Featured Blu-ray / DVD Review: Alex Cross
February 3rd, 2013
Tyler Perry has been a money making machine, but while he, or more accurately, Madea, has a dedicated following, he hasn't been able to generate a lot of crossover appeal. Alex Cross was his first attempt to truly get away from his iconic character. It didn't go so well. The film opened in fifth place and quickly disappeared from there. Is is as bad as its box office numbers would indicate? Or does Tyler Perry just need more time to distance himself from Madea before moviegoers who don't like that character are willing to accept him in a role like this?
We are introduced to Alex Cross mid-chase. He takes down the bad guy, with the help of his two partners, Thomas Kane and Monica Ashe. We then see him visit an inmate in prison, Pop Pop Jones, who took the fall for her uncle, so he wouldn't be stuck in jail for life. Then he goes home and helps his daughter play the piano and is able to deduce his wife is pregnant. He's a Renaissance man.
It is at this point we meet a man we later hear called Picasso. He shows up at an underground mixed martial arts fight, beats the crap out of his opponent, and breaks the guy's arm after the fight is officially over. Afterward, he seduces a woman in the crowd, Fan Yau Lee. She takes him to her massive home, along with her bodyguards, one of whom pats him down for weapons. However, he's hidden a couple weapons in his shoe, and after drugging the lady, kills her bodyguards and tortures her to death.

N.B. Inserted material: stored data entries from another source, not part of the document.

class MirrorPool:
    ARENA_BYTES = 1 << 30

    def __init__(self):
        self.free: dict = {}
        self.used: list = []
        self.arenas: list = []
        self.loose: list = []

    def _carve(self, like: torch.Tensor) -> torch.Tensor:
        nbytes = like.numel() * like.element_size()
# ... 47 lines not shown
        self.side = None
        self.pool: MirrorPool | None = None
        self.wbatch = ops.WgradBatch() if BATCH_WGRAD_REDUCE else None
        self.fused_aux = False
        self.touched: set = set()
        self.pending: dict = {}
        self.deferred: list = []
        self.gdn_items: list = []
        self._ev, self._side_raw = None, None

    def _mirror(self, t: torch.Tensor) -> torch.Tensor:
        key = t.data_ptr()
        g = self.gbuf.get(key)
        if g is None:
            g = self.pool.get(t) if self.pool is not None else torch.zeros_like(t)
            self.gbuf[key] = g
            self.keep.append(t)
        return g

    def _base(self, t: torch.Tensor) -> torch.Tensor:
        key = t.data_ptr()
        g = self._mirror(t)
        self.touched.add(key)
        p = self.pending.pop(key, None)
        if p is not None:
            pf, src = p
            accumulate(FM(g, pf.off, pf.N, pf.C, pf.sn), src)
        return g

    def add_identity(self, fm: FM, src: FM):
        key = fm.t.data_ptr()
        if not LAZY_IDENTITY or key in self.touched or key in self.pending or src.f32 or fm.f32 or src.C != fm.C:
            accumulate(self.grad(fm), src if src.C <= fm.C else src.ch(0, fm.C))
            return False
        self.pending[key] = (fm, src)
        return True

    def grad_for_write(self, fm: FM):
        key = fm.t.data_ptr()
        if not LAZY_IDENTITY or key in self.touched:
            return self.grad(fm), True, None
        p = self.pending.get(key)
        if p is not None and (p[0].off, p[0].N, p[0].C, p[0].sn) != (fm.off, fm.N, fm.C, fm.sn):
            return self.grad(fm), True, None
        self.pending.pop(key, None)
        self.touched.add(key)
        return FM(self._mirror(fm.t), fm.off, fm.N, fm.C, fm.sn), False, (p[1] if p is not None else None)

    def grad(self, fm: FM) -> FM:
        return FM(self._base(fm.t), fm.off, fm.N, fm.C, fm.sn)

    def grad_tensor(self, t: torch.Tensor) -> torch.Tensor:
        return self._base(t)

    def zeros_like(self, t: torch.Tensor) -> torch.Tensor:
        if self.pool is not None and t.is_contiguous() and t.dtype in (torch.float32, torch.float16):
            return self.pool.get(t.detach())
        return torch.zeros_like(t)

    def needs_grad(self, fm: FM) -> bool:
        return fm.t.data_ptr() not in self.nograd

    def mark_input(self, fm: FM):
        self.nograd.add(fm.t.data_ptr())

    def add(self, fn):
        self.nodes.append(fn)

    def defer(self, fn):
        self.deferred.append(fn)

    def off_path(self, fn, *tensors):
        if self.side is None:
            return fn()
        ev = self._ev
        if ev is None:
            ev = self._ev = torch.cuda.Event()
            self._side_raw = self.side.cuda_stream
        ev.record()
        self.side.wait_event(ev)
        self.keep.extend(tensors)
        ops.FORCE_STREAM, ops.FORCE_KEEP = self._side_raw, self.keep
        try:
            fn()
        finally:
            ops.FORCE_STREAM, ops.FORCE_KEEP = None, None

    def release(self):
        self.nodes.clear()
        self.deferred.clear()
        self.gbuf.clear()
        self.keep.clear()
        self.pending.clear()
        self.touched.clear()
        self.on_node_done = None
        self.touch_log = None
        self.pool = None

    def join(self):
        if self.wbatch is not None and self.wbatch.items:
            if self.side is not None:
                with torch.cuda.stream(self.side):
                    self.wbatch.flush()
            else:
                self.wbatch.flush()
        if self.side is not None:
            torch.cuda.current_stream().wait_stream(self.side)

    def touch(self, *params):
        if self.touch_log is not None:
            for q in params:
                self.touch_log[id(q)] = self._cur

    @property
    def inv_scale(self) -> float:
        return 1.0 / self.loss_scale

    def backward(self):
        prev, ops._IN_BACKWARD = ops._IN_BACKWARD, True
        try:
            self.n_backward_nodes = len(self.nodes)
            for k, fn in enumerate(reversed(self.nodes)):
                self._cur = k
                fn()
                if self.on_node_done is not None:
                    self.on_node_done(k)
            self.join()
            self._cur = self.n_backward_nodes
            for fn in self.deferred:
                fn()
        finally:
            self.join()
            ops._IN_BACKWARD = prev
            self._cur = -1
        self.nodes.clear()
        self.deferred.clear()


def param_grad(p: torch.Tensor) -> torch.Tensor:
    if p.grad is None:
        p.grad = torch.zeros_like(p, dtype=torch.float32)
    t = ops.TAPE
    if t is not None:
        t.touch(p)
    return p.grad


@contextlib.contextmanager
def record(loss_scale: float = 1.0, side_stream=None, pool: MirrorPool | None = None):
    tape = Tape(loss_scale)
    tape.side = side_stream
    tape.pool = pool
    prev, ops.TAPE = ops.TAPE, tape
    try:
        yield tape
    finally:
        ops.TAPE = prev


def accumulate(dst: FM, src: FM, sign: float = 1.0):
    ops.scale_act_res(dst, dst, res=src, res_sign=sign)


def record_conv(tape: Tape, x: FM, pc, y, act, slope, res, res2, gdn, aux, square, nchw_out):
    if gdn != ops.GDN_NONE:
        return record_gdn(tape, x, pc, y, res, gdn)
    assert not square
    assert not (act not in (ops.ACT_NONE,) and res2 is not None), "autograd: activation + two residuals is not on the path"
    weight, bias = pc.param_w, pc.param_b

    def bwd():
        if nchw_out is not None:
            gdt = torch.float32 if x.f32 else torch.float16
            g = ops.from_nchw(tape.grad_tensor(nchw_out), Cpad=ops.pad8(pc.cout), dtype=gdt)
            yv = ops.from_nchw(nchw_out, Cpad=ops.pad8(pc.cout), dtype=gdt)
        else:
            g, yv = tape.grad(y), y
        held = False
        if res is not None and tape.needs_grad(res):
            held |= tape.add_identity(res, g)
        if res2 is not None and tape.needs_grad(res2):
            held |= tape.add_identity(res2, g)
        if x.f32:
            if not g.f32:
                g = ops.copy_cast(g, FM.empty(g.N, g.H, g.W, g.C, dtype=torch.float32, device=g.t.device))
                held = False
        elif g.f32:
            g = ops.copy_cast(g, FM.empty(g.N, g.H, g.W, ops.pad8(g.C), device=g.t.device))
            held = False
        fresh = (lambda: FM.empty(g.N, g.H, g.W, g.C, dtype=g.t.dtype, device=g.t.device)) if held else (lambda: None)
        if act in (ops.ACT_RELU, ops.ACT_LRELU):
            g = ops.act_backward(g, yv, act, slope, res=res, out=fresh())
        elif act == ops.ACT_CLAMP01:
            g = ops.clamp01_backward(g, yv) if not held else ops.clamp01_backward(ops.copy_cast(g, fresh()), yv)
        elif act != ops.ACT_NONE:
            raise NotImplementedError(f"autograd: activation {act}")
        gq = ops.pixel_unshuffle(g) if pc.shuffle else g
        tape.off_path(lambda: ops.conv_wgrad(pc, gq, x, param_grad(weight).view(-1), scale=tape.inv_scale,
                                             db=param_grad(bias) if bias is not None else None,
                                             defer=tape.wbatch),
                      gq.t, x.t)
        if tape.needs_grad(x):
            gx, acc, extra = tape.grad_for_write(x)
            ops.conv_dgrad(pc, gq, gx, accumulate=acc, extra=extra)

    tape.add(bwd)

The next day, Alex and Thomas are called in to investigate. Despite the carnage, Alex is able to deduce this was one person. He figures he got at her laptop, but also realizes there's a safe and inside is a back-up hard drive. From the information on the hard drive, and a charcoal drawing Picasso left behind, Alex learns the next target: Erich Nunemacher, a very rich and powerful German businessman. Alex, Thomas, and Monica head to the corporate office where Erich is. At first neither the security nor Erich himself take the warning seriously, but it soon becomes clear that Picasso is in the building. The cops are able to stop the assassination, but Picasso gets away.
Picasso has quite a meltdown over this and vows to not only complete his assignment, but to get revenge on the cops that got in his way. How he goes about doing that is probably as close as you will get to an actual spoiler in the movie, so I'll stop the plot summary there.
There's a lot that went wrong with this movie, so much so that it is hard to know where to begin. Let's start with an unoriginal script. If you are a fan of police procedural TV shows, then there's nothing in this movie you haven't seen already. There's obviously more action and violence in the movie than you can get away with on TV, but plotwise, there's just cliché after cliché. This would be tolerable, I guess, but there are other problems. The characters are just not interesting, again because of the lack of originality, but also because of how thinly they are written. There is not a lot of emotional conflict here that isn't borrowed from a dozen different sources. Also, there's quite a bit of bad acting in the movie, much more than you would think given the fact that this is a studio picture. There is a lot of distractingly bad acting in smaller roles, but also I don't know what style of acting Matthew Fox is doing in this movie, but he's cringe-worthy. I can't even recommend the movie as mindless action, because it is too dull in that regard as well. It's not even so bad, it's good. It's just dull.
Extras include an audio commentary track, four deleted scenes, and a making of featurette. That's it. There are no additional extras on the Blu-ray.
The technical presentation is good, but not great. There's a healthy amount of grain in the picture, but for the most part there's plenty of details. The colors are solid, but this isn't a vivid movie in that regard. The black levels are deep, on the other hand. There are also no compression issues or major digital artifacts to detract from the look of the movie. The audio is better with clear dialogue, good separation up front and enough activity in the surround sound speakers to envelope the viewer. There is also an active bass, when needed.
The Blu-ray is 33% more than the DVD, which is acceptable, but not great.
There are simply too many other police procedurals that are better than Alex Cross to give it a recommendation. There's very little original in the script and the execution is weak. Finally, there are not enough extras on either the DVD or the Blu-ray to be worth the money, even if you like the movie.